The Whole Brain Child

The Whole Brain Child

By @DrDanSiegal M.D. & @TinaBryson

The Whole Brain Child is an analysis of how a child’s brain is structured and how it develops. The book takes data and explains it in a very easy manner. The authors present applicable illustrations on how the brain research can relate to parenting.

The book starts with the theory that everyday parenting problems can be turned into a chance to teach children important experiences, like conflict resolution, perspective-taking, and emotional understanding of feelings or problems. The book discusses 12 Revolutionary Strategies to educate your child’s developing mind. The strategies include how a child’s brain is shaped, how it develops and how to keep the portion of the brain absorbed for self-regulation.

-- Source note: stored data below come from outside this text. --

int gnx_l_density_N(gnx_state* h) {
  GnxSoA s = h->soa[h->cur];
  if (!(gnx_fused_bins(h) && h->fb_adults && h->fb_count == h->N)) {
    h->fb_adults = false;
    h->nmax_ready = false;
    h->last_N_fused = false;
    return gnx_l_density(h, h->N, s.x, s.y, &h->spl_N, nullptr);
  }
  const GnxLattice& L = h->lat;
  const int64_t nn = (int64_t)L.Jx * L.Jy;
  const size_t lat_doubles = (size_t)4 * nn + std::max(L.Jx, L.Jy) + 1;
  const int nmax_R = gnx_nmax_rows_fit(L.Jx, lat_doubles);
  const size_t lds_bytes = (lat_doubles + gnx_nmax_lds_doubles(L.Jx, nmax_R)) * sizeof(double);
  const int cur = h->fb_cur;
  if (h->fb_pending) {
    HIPCHK(hipEventRecord(h->ev_perm, h->stream));
    HIPCHK(hipStreamWaitEvent(h->stream3, h->ev_perm, 0));
    GNXCHK(gnx_bins_adults_launch(h));
  }
  if (h->binsN_inflight) {
    HIPCHK(hipStreamWaitEvent(h->stream, h->ev_binsN, 0));
    h->binsN_inflight = false;
  }
  gnx_time_begin(h);
  hipLaunchKernelGGL(k_lattice_nmax, dim3(std::max(1, std::min(h->cfg.H, GNX_LATN_BLOCKS))), dim3(256),
                     lds_bytes, h->stream, L.Jx, L.Jy, L.nbx, (const int32_t*)h->fb[cur], L.areas,
                     L.hww, L.cprime, h->spl_N.c, h->cfg.W, h->cfg.H, h->nmax2 + cur,
                     h->fb[cur ^ 1], h->nmax2 + (cur ^ 1), (int32_t*)nullptr, (double*)nullptr,
                     GnxPubWords{}, nmax_R, gnx_nmax_scan_min());
  gnx_time_end(h, GNX_K_DENSITY, (double)h->N * 8.0);
  HIPCHK(hipGetLastError());
  h->spl_N.valid = true;
  h->nmax_cur = h->nmax2 + cur;
  h->nmax_ready = true;
  h->fb_zero[cur] = false;
  h->fb_zero[cur ^ 1] = true;
  h->fb_cur = cur ^ 1;
  h->fb_adults = false;
  h->last_N_fused = true;
  return 0;
}

bool gnx_l_lattices_tiled(gnx_state* h, bool have_pairs, const GnxPubWords& pub) {
  const GnxLattice& L = h->lat;
  const int64_t nn = (int64_t)L.Jx * L.Jy;
  const size_t lat_doubles = (size_t)4 * nn + std::max(L.Jx, L.Jy) + 1;
  const int nmax_R = gnx_nmax_rows_fit(L.Jx, lat_doubles);
  const size_t lds_bytes = (lat_doubles + gnx_nmax_lds_doubles(L.Jx, nmax_R)) * sizeof(double);
  if (lds_bytes > 64 * 1024 || !h->nmax_bits || !h->nmax_zeroed) return false;
  gnx_time_begin(h);
  hipLaunchKernelGGL(k_lattice_nmax,
                     dim3(std::max(1, std::min(h->cfg.H, GNX_LATN_BLOCKS)) + (have_pairs ? 1 : 0)),
                     dim3(256), lds_bytes, h->stream, L.Jx, L.Jy, L.nbx,
                     (const int32_t*)h->bin_partials, L.areas, L.hww, L.cprime, h->spl_N.c, h->cfg.W,
                     h->cfg.H, h->nmax_bits, (int32_t*)nullptr, (unsigned long long*)nullptr,
                     have_pairs ? h->bins_P : (int32_t*)nullptr, h->spl_P.c, pub, nmax_R, gnx_nmax_scan_min());
  gnx_time_end(h, GNX_K_DENSITY, (double)h->N * 8.0);
  h->spl_N.valid = true;
  h->spl_P.valid = have_pairs;
  h->nmax_cur = h->nmax_bits;
  h->nmax_ready = true;
  h->nmax_zeroed = false;
  return true;
}

int gnx_l_death_probs(gnx_state* h, bool with_selection) {
  int64_t N = h->N;
  if (N == 0) return 0;
  SplineC SN = make_splinec(h, h->spl_N), SP = make_splinec(h, h->spl_P);
  GNXCHK(gnx_wait_latP(h));
  gnx_time_begin(h);
  if (!h->nmax_ready) GNXCHK(launch_nmax(h));
  h->nmax_ready = false;
  hipLaunchKernelGGL(k_death_probs, dim3(gnx_grid(N, 256)), dim3(256), 0, h->stream,
                     make_deathp(h, with_selection), make_demp(h), SN, SP, h->soa[h->cur], h->rast,
                     gnx_trait_tab(h), h->delet_s, h->nmax_cur, h->p_death, h->d_cell);
  gnx_time_end(h, GNX_K_DEATH, (double)N * (28.0 + 8.0 * h->cfg.n_traits));
  HIPCHK(hipGetLastError());
  return 0;
}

It is suggested in the book that by applying the authors strategies, you can alter explosions, tantrums and disagreements into a chance to boost sociable and emotional development. The authors give strategies for parenting to assist the parent by providing effective brain integration in your children from birth through 12 years old.

The book examines the ideas to apply daily skills to help incorporate the right and left hemispheres of the brain, and the upper and lower network of the brain while enhancing memory, and the distinctive facets of character.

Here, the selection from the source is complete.